Burel & Baudry. 2002. Ecología del paisaje: Conceptos, métodos y aplicaciones. Editorial Mundi-Prensa 390 p.

Elith J., S.J. Phillips, T. Hastie, M.Dudık, Y. E. Chee and C. J. Yate. 2011. A statistical explanation of MaxEnt for ecologists. Diversity and Distributions 17: 43–57.

Hannah L., P.R. Roehrdanz, M. Ikegami, A. V. Shepard, M. R.Shaw, G. Tabor,L. Zhi, P. A. Marquet, and R. J. Hijmans. 2013. Climate change, wine, and conservation. PNAS vol. 110 no. 176907-6912

Martin E. A., M. Vianoa, L. Ratsimisetrab, F. Laloëa, S. M. Carrièrea. 2012. Maintenance of bird functional diversity in a traditional agroecosystem of Madagascar. Agriculture, Ecosystems and Environment 149:1–9.

Merenlender, A.M. (2000) Mapping vineyard expansion provides information on agriculture and the environment. Calif. Agric., 54, 7-12.

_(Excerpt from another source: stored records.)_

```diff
 struct WgKernel { void (*fn)(WinoWgArgs); int threads; size_t lds; };
-template <bool FUSED, int MR, int NG, int BNIN = 0>
-static constexpr WgKernel wg_kernel() { return {wino_wgrad_kernel<FUSED, MR, NG, BNIN>, 256 * NG, wg_lds(MR, NG)}; }
+template <bool GT, bool FUSED, int MR, int NG, int BNIN = 0>
+static constexpr WgKernel wg_kernel() { return {wino_wgrad_kernel<FUSED, MR, NG, BNIN, GT>, 256 * NG, wg_lds(MR, NG)}; }
 enum { WG_ROW_FUSED = 3 };
-static const WgKernel g_wg_kernels[4 * 3] = {
-    wg_kernel<false, 4, 1>(), wg_kernel<false, 4, 2>(), wg_kernel<false, 2, 1>(),
-    wg_kernel<false, 4, 1, 1>(), wg_kernel<false, 4, 2, 1>(), wg_kernel<false, 2, 1, 1>(),
-    wg_kernel<false, 4, 1, 2>(), wg_kernel<false, 4, 2, 2>(), wg_kernel<false, 2, 1, 2>(),
-    wg_kernel<true, 4, 1>(), wg_kernel<true, 4, 2>(), wg_kernel<true, 2, 1>(),
-};
+#define WG_KERNEL_TABLE(GT)                                                                                         \
+    {wg_kernel<GT, false, 4, 1>(),    wg_kernel<GT, false, 4, 2>(),    wg_kernel<GT, false, 2, 1>(),                \
+     wg_kernel<GT, false, 4, 1, 1>(), wg_kernel<GT, false, 4, 2, 1>(), wg_kernel<GT, false, 2, 1, 1>(),             \
+     wg_kernel<GT, false, 4, 1, 2>(), wg_kernel<GT, false, 4, 2, 2>(), wg_kernel<GT, false, 2, 1, 2>(),             \
+     wg_kernel<GT, true, 4, 1>(),     wg_kernel<GT, true, 4, 2>(),     wg_kernel<GT, true, 2, 1>()}
+static const WgKernel g_wg_kernels[2][4 * 3] = {WG_KERNEL_TABLE(false), WG_KERNEL_TABLE(true)};
+#undef WG_KERNEL_TABLE
+using WgReduce = void (*)(const float*, float*, int, int, int, int, int, int);
+static const WgReduce g_wg_reduce[2][2] = {{wino_wreduce_kernel<false>, wino_wreduce_col_kernel<false>},
+                                           {wino_wreduce_kernel<true>, wino_wreduce_col_kernel<true>}};
+
+constexpr int WG_GT_SHIPPED = 1;
+static int g_wino_wgrad_gt = [] {
+    const char* f = getenv("DC_WINO_WGRAD_GT");
+    const int v = f ? atoi(f) : WG_GT_SHIPPED;
+    return v == 0 || v == 1 ? v : WG_GT_SHIPPED;
+}();
 
 constexpr int WG_PHASE_SHIPPED = -1;
 static bool wino_phase_valid(int m) { return m == DC_WINO_PHASE_DEFAULT || (m >= -1 && m < WINO_PHASES); }
@@ -479,10 +552,11 @@
         if (fused || !bn->in_shift || bn->groups < 1 || bn->groups > 2 || B % bn->groups) return DC_EINVAL;
         a.in_scale = bn->in_scale; a.in_shift = bn->in_shift; a.npg = B / bn->groups;
     }
-    static const bool attr = std::all_of(std::begin(g_wg_kernels), std::end(g_wg_kernels),
+    static const bool attr = std::all_of(&g_wg_kernels[0][0], &g_wg_kernels[0][0] + 2 * 4 * 3,
                                          [](const WgKernel& k) { return set_max_dynamic_lds(k.fn, k.lds); });
     if (!attr) return DC_ELAUNCH;
-    const WgKernel& k = g_wg_kernels[3 * (fused ? WG_ROW_FUSED : (bnin ? bn->groups : 0)) + (p.mr == 4 ? p.ng - 1 : 2)];
+    const int gt = g_wino_wgrad_gt;
+    const WgKernel& k = g_wg_kernels[gt][3 * (fused ? WG_ROW_FUSED : (bnin ? bn->groups : 0)) + (p.mr == 4 ? p.ng - 1 : 2)];
     hipEvent_t pe = conv_prof_begin(PROF_WINO_WGRAD, 2.0 * B * (double)Co * Ci * 9.0 * H * W,
                                     2.0 * 16.0 * (double)p.nsub * 16.0 * (double)(p.mblocks * 16 * p.mr) * (p.kblocks * WG_KT),
                                     (double)b0 + (double)b1 + (double)gb + 36.0 * Co * Ci, st);
@@ -492,17 +566,16 @@
     const int rblocks = nmk * p.mr * WG_KR * 4;
     const dim3 rthreads(64 * std::min(WR_GROUPS, std::max(1, p.splits / 2)));
     static const int colmode = [] { const char* f = getenv("DC_WREDUCE_COL"); return f ? atoi(f) : -1; }();
-    if (colmode < 0 ? rblocks <= 1024 : colmode == 1)
-        hipLaunchKernelGGL(wino_wreduce_col_kernel, dim3(rblocks * 3), rthreads, 0, st, (const float*)ws, dweight, p.splits, nmk, p.kblocks, Co, Ci, p.mr);
-    else
-        hipLaunchKernelGGL(wino_wreduce_kernel, dim3(rblocks), rthreads, 0, st, (const float*)ws, dweight, p.splits, nmk, p.kblocks, Co, Ci, p.mr);
+    const bool col = colmode < 0 ? rblocks <= 1024 : colmode == 1;
+    hipLaunchKernelGGL(g_wg_reduce[gt][col], dim3(rblocks * (col ? 3 : 1)), rthreads, 0, st, (const float*)ws, dweight, p.splits, nmk, p.kblocks,
+                       Co, Ci, p.mr);
     DC_CHECK_LAUNCH();
     return DC_OK;
 }
 
 size_t wino_wgrad_ws_bytes(int B, int Ci, int Co, int H, int W) {
     const WgPlan p = wg_plan(B, Ci, Co, H, W);
-    return (size_t)p.splits * p.mblocks * p.kblocks * (WG_SLAB / WG_MR * p.mr) * sizeof(float);
+    return (size_t)p.splits * p.mblocks * p.kblocks * std::max(wg_block_slab(p.mr, false), wg_block_slab(p.mr, true)) * sizeof(float);
 }
 
 int wino_wgrad_fused(const float* x0, int C0, int up0, const float* x1, int C1, int pad, const float* gp, float* dweight, void* ws,
@@ -518,6 +591,13 @@
     if (!wino_phase_valid(mode)) return DC_EINVAL;
     const int prev = g_wino_phase;
     g_wino_phase = mode;
+    return prev;
+}
+
+extern "C" int dc_set_wino_wgrad_gt(int mode) {
+    if (mode != 0 && mode != 1) return DC_EINVAL;
+    const int prev = g_wino_wgrad_gt;
+    g_wino_wgrad_gt = mode;
     return prev;
 }
 
diff --git a/self-supervised-depth-estimation_amd/depthcore/_lib.py b/self-supervised-depth-estimation_amd/depthcore/_lib.py
--- a/self-supervised-depth-estimation_amd/depthcore/_lib.py
+++ b/self-supervised-depth-estimation_amd/depthcore/_lib.py
@@ -266,6 +266,7 @@
         "dc_set_wino_f4": (i, [i]),
         "dc_set_wino_persist": (i, [i]),
         "dc_set_wino_phase": (i, [i]),
+        "dc_set_wino_wgrad_gt": (i, [i]),
         "dc_set_dgrad_split": (i, [i]),
         "dc_wino_cache_new_owner": (i, []),
         "dc_wino_cache_register": (i, [i, p, i, i]),
```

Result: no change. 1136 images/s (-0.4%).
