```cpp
template <typename Launch>
static void dispatch_traversal(bool count, int layout, bool masked, Launch launch) {
    auto by_mask = [&](auto c, auto l) {
        if (masked) launch(c, l, std::true_type{});
        else launch(c, l, std::false_type{});
    };
    auto by_layout = [&](auto c) {
        if (layout == kLayoutTwoLevel) by_mask(c, std::integral_constant<int, kLayoutTwoLevel>{});
        else if (layout == kLayoutWide48Q) launch(c, std::integral_constant<int, kLayoutWide48Q>{}, std::false_type{});
        else if (layout == kLayoutWide64Q) by_mask(c, std::integral_constant<int, kLayoutWide64Q>{});
        else if (layout == kLayoutWide128) launch(c, std::integral_constant<int, kLayoutWide128>{}, std::false_type{});
        else launch(c, std::integral_constant<int, kLayoutBinary64>{}, std::false_type{});
    };
    if (count) by_layout(std::true_type{});
    else by_layout(std::false_type{});
}
template <bool MASK>
static AlphaArg<MASK> alpha_arg(const TraceLaunch& L) {
    if constexpr (MASK) return AlphaArg<true>{L.alpha};
    else return AlphaArg<false>{};
}
void launch_extend(hipStream_t st, const LbvhResult& bvh, const TraceLaunch& L) {
    const unsigned grid = grid_for(L.n, kExtendBlock, g_trace_max_blocks);
    unsigned long long* const tot = L.totals ? L.totals + kTotExtendNodes : nullptr;
    unsigned long long* const lds_tot = L.totals ? L.totals + kTotExtendLds : nullptr;
    dispatch_traversal(L.count, bvh.layout, L.alpha.table != nullptr, [&](auto c, auto l, auto m) {
        hipLaunchKernelGGL((k_extend<decltype(c)::value, decltype(l)::value, decltype(m)::value>), dim3(grid), dim3(kExtendBlock), 0, st, bvh.nodes.get(),
                           bvh.tri_off, bvh.top.get(), bvh.n_top, L.rays, L.stride, L.count_ptr, L.n, L.hits, L.cnt_nodes, L.cnt_tris, tot, L.work_counter,
                           L.payload ? 1 : 0, alpha_arg<decltype(m)::value>(L), lds_tot);
    });
}
void launch_shadow(hipStream_t st, const LbvhResult& bvh, const TraceLaunch& L) {
    const unsigned grid = grid_for(L.n, kExtendBlock, g_trace_max_blocks);
    unsigned long long* const tot = L.totals ? L.totals + kTotShadowNodes : nullptr;
    unsigned long long* const lds_tot = L.totals ? L.totals + kTotShadowLds : nullptr;
    dispatch_traversal(L.count, bvh.layout, L.alpha.table != nullptr, [&](auto c, auto l, auto m) {
        auto launch = [&](auto range) {
            hipLaunchKernelGGL((k_shadow<decltype(c)::value, decltype(l)::value, decltype(range)::value, decltype(m)::value>), dim3(grid), dim3(kExtendBlock), 0,
                               st, bvh.nodes.get(), bvh.tri_off, bvh.top.get(), bvh.n_top, L.rays, L.stride, L.count_ptr, L.n,
                               alpha_arg<decltype(m)::value>(L), L.contrib, L.lacc, L.occluded, L.cnt_nodes, L.cnt_tris, tot, L.work_counter, lds_tot, L.tmax);
        };
        if (L.tmax) launch(std::true_type{});
        else launch(std::false_type{});
    });
}

}
```

### raytracer3_amd/render_graph.py

```python
from __future__ import annotations

import ctypes as C
from dataclasses import dataclass, field

import numpy as np

from . import _lib as L

IMPORTED = 0xFFFFFFFFFFFFFFFF


class ImageSize:

    def __init__(self, kind, a=0, b=0):
        self.kind, self.a, self.b = kind, a, b

    FullScreen = None

    @staticmethod
    def FractionalFullScreen(dx, dy):
        return ImageSize("frac", dx, dy)

    @staticmethod
    def XY(x, y):
# ... 68 lines not shown


@dataclass
class NodeEdge:
    origin: int | None
    edge_type: str
    resource: int


@dataclass
class Node:
    name: str
    kind: str
    path: str
    entry: str
    size: object
    constants: object
    edges: list = field(default_factory=list)
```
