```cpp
#ifndef PAOS_LONG_ONE_LINE
#define PAOS_LONG_ONE_LINE 1
#endif
#ifndef PAOS_SINGLE_ONE_LINE
#define PAOS_SINGLE_ONE_LINE 1
#endif
template <typename T, int N, int AXIS, int KPRE, int KMID, int NFFT, int STORE = 0, int TAB = 0, int LONG = 0, int ONE = 0>
int frugal_launch(paos_ctx* c, const FrugalArgs& args) {
  using C = FftCfg<T, N>;
  constexpr bool kOneLine = PAOS_LONG_ONE_LINE != 0 && (LONG != 0 || ONE != 0) && STORE == 0 && sizeof(T) == 8 && N == 4096;
  constexpr int kOcc = (PAOS_LONG_ONE_LINE != 0 && (LONG != 0 || ONE != 0) && STORE == 0 && sizeof(T) == 8 && N == 2048) ? 1 : 0;
  constexpr int LINES = kOneLine ? 1 : (AXIS == 0 ? C::FR_ROW_LINES : C::COL_LINES);
  constexpr int TILES = AXIS == 0 ? C::ROW_TILES : C::COL_TILES;
  constexpr bool SPLIT = sizeof(T) == 8 || LINES > 2;
  FrugalArgs a = args;
  unsigned groups = N / LINES / TILES;
  a.wg0 = 0;
  constexpr unsigned kAlign = (kOneLine && AXIS == 0) ? 32 : 16;
  static_assert((N / LINES / TILES) % kAlign == 0, "TileMap renumbers tiles inside aligned groups of workgroups");
  if (a.live_hi > a.live_lo) {
    const unsigned per = LINES * TILES;
    a.wg0 = (a.live_lo / per) / kAlign * kAlign;
    unsigned end = ((a.live_hi + per - 1) / per + kAlign - 1) / kAlign * kAlign;
    if (end > groups) end = groups;
    groups = end - a.wg0;
  }
  const dim3 grid(groups, c->batch), block(TILES * LINES * N / C::E);
  constexpr size_t kMaxPad = 8192;
  const size_t lds = frugal_lds_bytes<T, N, LINES, TILES, SPLIT, KPRE, KMID, C::E, STORE, kOcc>() + (c->lds_pad < kMaxPad ? c->lds_pad : kMaxPad);
  auto kern = frugal_pass_kernel<T, N, C::E, LINES, TILES, AXIS, C::BR, C::BC, SPLIT, KPRE, KMID, NFFT, STORE, TAB, LONG, kOcc>;
  return TIMED_LAUNCH(c, kern, grid, block, lds, frugal_lds_bytes<T, N, LINES, TILES, SPLIT, KPRE, KMID, C::E, STORE, kOcc>() + kMaxPad,
                      AXIS == 0 ? PAOS_KERNEL_PASS_ROWS : PAOS_KERNEL_PASS_COLS, c->prof_next_tag, PAOS_FRUGAL_PASS(a));
}

template <typename T, int N, int AXIS, int KPRE, int KMID>
int frugal_nfft(paos_ctx* c, const FrugalArgs& a, int nfft) {
  if (a.tab && a.fuse) {
    if constexpr (KPRE == 1 && KMID == 1) {
      if (nfft < 2) return fail(c, PAOS_EINVAL, "a fused chain starts with a two-transform pass");
#define PAOS_LONG_CASE(L)                                                           \
  case L:                                                                           \
    if (a.psf) return frugal_launch<T, N, AXIS, 1, 1, 2, 1, 1, L>(c, a);            \
    if (a.pow_partial) return frugal_launch<T, N, AXIS, 1, 1, 2, 2, 1, L>(c, a);    \
    return frugal_launch<T, N, AXIS, 1, 1, 2, 0, 1, L>(c, a);
      switch (a.fuse) {
        PAOS_LONG_CASE(1)
        PAOS_LONG_CASE(2)
        PAOS_LONG_CASE(3)
        PAOS_LONG_CASE(4)
      }
#undef PAOS_LONG_CASE
      return fail(c, PAOS_EINVAL, "a launch runs at most three passes");
    } else {
      return fail(c, PAOS_EINVAL, "no fused build of this pass shape");
    }
  }
  if (a.tab) {
    if constexpr (KPRE <= 1 && KMID <= 1 && KPRE + KMID > 0) {
      if (a.psf) return nfft >= 2 ? frugal_launch<T, N, AXIS, KPRE, KMID, 2, 1, 1>(c, a) : frugal_launch<T, N, AXIS, KPRE, KMID, 1, 1, 1>(c, a);
      if (a.pow_partial) return nfft >= 2 ? frugal_launch<T, N, AXIS, KPRE, KMID, 2, 2, 1>(c, a) : frugal_launch<T, N, AXIS, KPRE, KMID, 1, 2, 1>(c, a);
      if constexpr (sizeof(T) == 8 && (N == 4096 || N == 2048) && PAOS_LONG_ONE_LINE != 0) {
        if (a.one_line && PAOS_SINGLE_ONE_LINE != 0) return nfft >= 2 ? frugal_launch<T, N, AXIS, KPRE, KMID, 2, 0, 1, 0, 1>(c, a) : frugal_launch<T, N, AXIS, KPRE, KMID, 1, 0, 1, 0, 1>(c, a);
      }
      return nfft >= 2 ? frugal_launch<T, N, AXIS, KPRE, KMID, 2, 0, 1>(c, a) : frugal_launch<T, N, AXIS, KPRE, KMID, 1, 0, 1>(c, a);
    } else {
      return fail(c, PAOS_EINVAL, "no table build of this pass shape");
    }
  }
  if constexpr (KPRE <= 1 && KMID <= 1) {
    if (a.psf) return nfft >= 2 ? frugal_launch<T, N, AXIS, KPRE, KMID, 2, 1>(c, a) : frugal_launch<T, N, AXIS, KPRE, KMID, 1, 1>(c, a);
  } else {
    if (a.psf) return fail(c, PAOS_EUNSUPPORTED, "no PSF-storing build of this pass shape");
  }
  if constexpr (KPRE <= 1) {
    if (a.pow_partial) return nfft >= 2 ? frugal_launch<T, N, AXIS, KPRE, KMID, 2, 2>(c, a) : frugal_launch<T, N, AXIS, KPRE, KMID, 1, 2>(c, a);
  } else {
// ... 28 lines not shown
```

### paos_amd/csrc/frugal_pass.h

```cpp
#pragma once
#include "fft_kernels.h"

#ifndef PAOS_FENCE_EVERY
#define PAOS_FENCE_EVERY 2
#endif
#ifndef PAOS_PRIO_LOAD
#define PAOS_PRIO_LOAD 0
#endif
#ifndef PAOS_PRIO_STORE
#define PAOS_PRIO_STORE 0
#endif
#ifndef PAOS_PREFETCH
#define PAOS_PREFETCH 0
#endif

namespace paos {

constexpr int kFrugalMaxPre = 2, kFrugalMaxMid = 3;

struct FrugalPhase {
  double sx, sy, coef, sgn, m2, natural;
};
constexpr int kMaskW = 192;
struct MaskLine {
// ... 32 lines not shown
  void* field;
  const void* tw;
  const FrugalItem* items;
  unsigned pitch, item_stride;
  double* psf;
  double* psf_partial;
  double* pow_partial;
  const double* dyn_scale;
#if PAOS_STAMPS
  unsigned long long* stamps;
#endif
  unsigned live_lo, live_hi, wg0;
  int tab = 0;
  int fuse = 0;
  int one_line = 0;
};
#if PAOS_STAMPS
#define PAOS_STAMP(i)                                                                              \
  do {                                                                                             \
    if (threadIdx.x == 0)                                                                          \
      a.stamps[((size_t)blockIdx.y * gridDim.x + blockIdx.x) * kStampSlots + (i)] = __builtin_amdgcn_s_memtime(); \
  } while (0)
#define PAOS_STAMP_WAIT_VM() asm volatile("s_waitcnt vmcnt(0)" ::: "memory")
#else
#define PAOS_STAMP(i) do { } while (0)
#define PAOS_STAMP_WAIT_VM() do { } while (0)
#endif

constexpr int kCircleLds = 256;
template <bool TAIL = false>
// ... 93 lines not shown
    const double e = __dadd_rn(__dsub_rn(q0, __dsub_rn(a, bb)), __dsub_rn(q1, bb));
    const float frac = turn_fraction(a) + (float)(e * 0.15915494309189535);
    return cx<float>{__builtin_amdgcn_cosf(frac), __builtin_amdgcn_sinf(frac)};
  }
#pragma unroll
  for (int j = 0; j < K; ++j) {
    const double x = __dmul_rn(g[j], step[j]);
    const double q = __dmul_rn(m2[j], __dmul_rn(coefq[j], __dadd_rn(__dmul_rn(x, x), across2[j])));
    const float frac = turn_fraction(q);
    const float snf = __builtin_amdgcn_sinf(frac), csf = __builtin_amdgcn_cosf(frac);
    p = j == 0 ? cx<float>{csf, snf} : cmul_after_trans(p, cx<float>{csf, snf});
  }
  return p;
}

template <typename T, int N, int E, int K, typename Map, int PLAIN = 0, bool SHARE = false, int RECS = 0, int TAB = 0>
__device__ __forceinline__ void frugal_slot(cx<T>* v, const FrugalSlot& sl, const FrugalPhase* ph,
                                            const Map& m, const cx<double>* circle, bool conj_in, bool conj_out, int tpos,
                                            void* area = nullptr, bool area_busy = false, const MaskLine* recs = nullptr,
                                            int lbase = 0, double extra_scale = 1.0) {
  if constexpr (PLAIN == 1) {
    static_assert(K == 0, "a plain slot has no phases");
    const unsigned mask = (conj_out != conj_in) ? 0x80000000u : 0u;
#pragma unroll
    for (int k = 0; k < E; ++k) v[k].y = flip_sign(v[k].y, mask);
    return;
  }
  if constexpr (PLAIN == 2) {
    static_assert(K == 0, "a plain slot has no phases");
    const unsigned mask = (conj_out != conj_in) ? 0x80000000u : 0u;
    const unsigned none = (sl.sign_on != 0.0) ? 0x80000000u : 0u;
#pragma unroll
    for (int k = 0; k < E; ++k) {
      v[k].x = flip_sign(v[k].x, none);
      v[k].y = flip_sign(v[k].y, mask);
      if ((k + 1) % PAOS_FENCE_EVERY == 0) __builtin_amdgcn_sched_barrier(0);
    }
    return;
  }
  constexpr int TL = N / E;
  static_assert(TL % 2 == 0, "the checkerboard sign is constant along a thread's elements");
  const double sc = __dmul_rn(sl.scale, extra_scale);
  const int line = Map::kAxis == 0 ? m.row(0) : m.col(0);
  if (sl.mask_on != 0.0) {
    MaskLine ml;
    if constexpr (RECS > 0) {
      ml = recs[0];
#pragma unroll
      for (int j = 1; j < RECS; ++j)
        if (line - lbase == j) ml = recs[j];
    } else if constexpr (RECS < 0) {
      ml = recs[line - lbase];
    } else {
      ml = sl.lines[line];
    }
    constexpr int R = (kMaskW + TL - 1) / TL;
// ... 5 lines not shown
    double wa[R], wb[R];
    int sel_a[R], sel_b[R];
#pragma unroll
    for (int j = 0; j < R; ++j) {
      const int pa = tpos + (ka + j) * TL, pb = tpos + (kb + j) * TL;
      const bool hit_a = ka + j < E && pa < ml.p1, hit_b = kb + j < E && pb < ml.p3;
      wa[j] = val(hit_a ? pa - ml.p0 : 0);
      wb[j] = val(hit_b ? kMaskW + pb - ml.p2 : kMaskW);
      sel_a[j] = hit_a ? ka + j : -1;
      sel_b[j] = hit_b ? kb + j : -1;
    }
    const double w_in = __dmul_rn(sl.w_in, ml.lm), w_out = __dmul_rn(sl.w_out, ml.lm);
#pragma unroll
    for (int j = 0; j < R; ++j) { wa[j] = __dmul_rn(wa[j], ml.lm); wb[j] = __dmul_rn(wb[j], ml.lm); }
#pragma unroll
    for (int k = 0; k < E; ++k) {
      const int pos = tpos + k * TL;
      double w = (pos >= ml.p1 && pos < ml.p2) ? w_in : w_out;
#pragma unroll
      for (int j = 0; j < R; ++j) {
        w = (k == sel_a[j]) ? wa[j] : w;
        w = (k == sel_b[j]) ? wb[j] : w;
      }
      if constexpr (sizeof(T) == 4) {
        const float wf = (float)w;
        v[k] = {(T)(v[k].x * wf), (T)(v[k].y * wf)};
      } else {
        v[k] = {(T)__dmul_rn((double)v[k].x, w), (T)__dmul_rn((double)v[k].y, w)};
      }
      if ((k + 1) % PAOS_FENCE_EVERY == 0) __builtin_amdgcn_sched_barrier(0);
    }
// ... 84 lines not shown
    return slot_factor<K>(gk, step, across2, coefq, m2s, circle);
  };
  auto apply = [&](int k, cx<double> p) __attribute__((always_inline)) {
    const cx<double> vd = {(double)v[k].x, (double)v[k].y};
#if defined(PAOS_DIAG_NOSCALE)
    v[k] = {(T)(fma(vd.x, p.x, -(vd.y * p.y))), (T)(fma(vd.x, p.y, vd.y * p.x))};
#else
    v[k] = {(T)(fma(vd.x, p.x, -(vd.y * p.y)) * f), (T)(fma(vd.x, p.y, vd.y * p.x) * fy)};
#endif
  };
  if constexpr (K > 0 && TAB != 0) {
    static_assert(!SHARE, "a table slot does not stand for a barrier");
    const cx<double>* tb = sl.table + tpos;
    constexpr int kFence = Map::kLinesPerWorkgroup == 1 ? 4 : PAOS_TABLE_FENCE;
#pragma unroll
    for (int k = 0; k < E; ++k) {
#if defined(PAOS_DIAG_NOTABLE)
      apply(k, cx<double>{0.6, 0.8});
#else
      apply(k, tb[k * TL]);
#endif
      if ((k + 1) % kFence == 0) __builtin_amdgcn_sched_barrier(0);
    }
    return;
  }
  if constexpr (SHARE && K > 0) {
    cx<double>* fac = reinterpret_cast<cx<double>*>(area);
    if (area_busy) lds_barrier();
#pragma unroll
    for (int k = 0; k < E / 2; ++k) {
      const cx<double> p = factor(k);
      fac[k * TL + tpos] = p;
      apply(k, p);
      if ((k + 1) % PAOS_FENCE_EVERY == 0) __builtin_amdgcn_sched_barrier(0);
    }
    if (tpos == 0) fac[(E / 2) * TL] = factor(E / 2);
    lds_barrier();
// ... 70 lines not shown
  typedef T vec2 __attribute__((ext_vector_type(2)));
  if constexpr (NT) {
    const vec2 t = __builtin_nontemporal_load(reinterpret_cast<const vec2*>(p));
    return {t.x, t.y};
  } else {
    return *p;
  }
}
template <bool NT, typename T>
__device__ __forceinline__ void stream_store(cx<T>* p, cx<T> v) {
  typedef T vec2 __attribute__((ext_vector_type(2)));
  if constexpr (NT) __builtin_nontemporal_store(vec2{v.x, v.y}, reinterpret_cast<vec2*>(p));
  else *p = v;
}
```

Myers, N., Mittermeier, R.A., Mittermeier, C.G., da Fonseca, G.A.B. & Kent, J. (2000) Biodiversity hotspots for conservation priorities. Nature, 403, 853-858.

Phillips S.J., R.P. Anderson, R. E. Schapire. 2006. Maximum entropy modeling of species geographic distributions Ecological Modelling 190: 231–259.

Solé R. V. & J. Bascompte. 2006. Self-Organization in Complex Ecosystems. Princeton University Press, 373 p.

Vandermeer, J., & I. Perfecto. 2007. The agricultural matrix and a future paradigm for conservation. Conservation Biology 21:274–277.

Viers J.H., J. N. Williams, K. A. Nicholas, O. Barbosa, I. Kotze, L. Spence, L.B. Webb, A. Merenlender, & M. Reynolds. 2013. Vinecology: pairing wine with nature. Conservation Letters 00 1–13.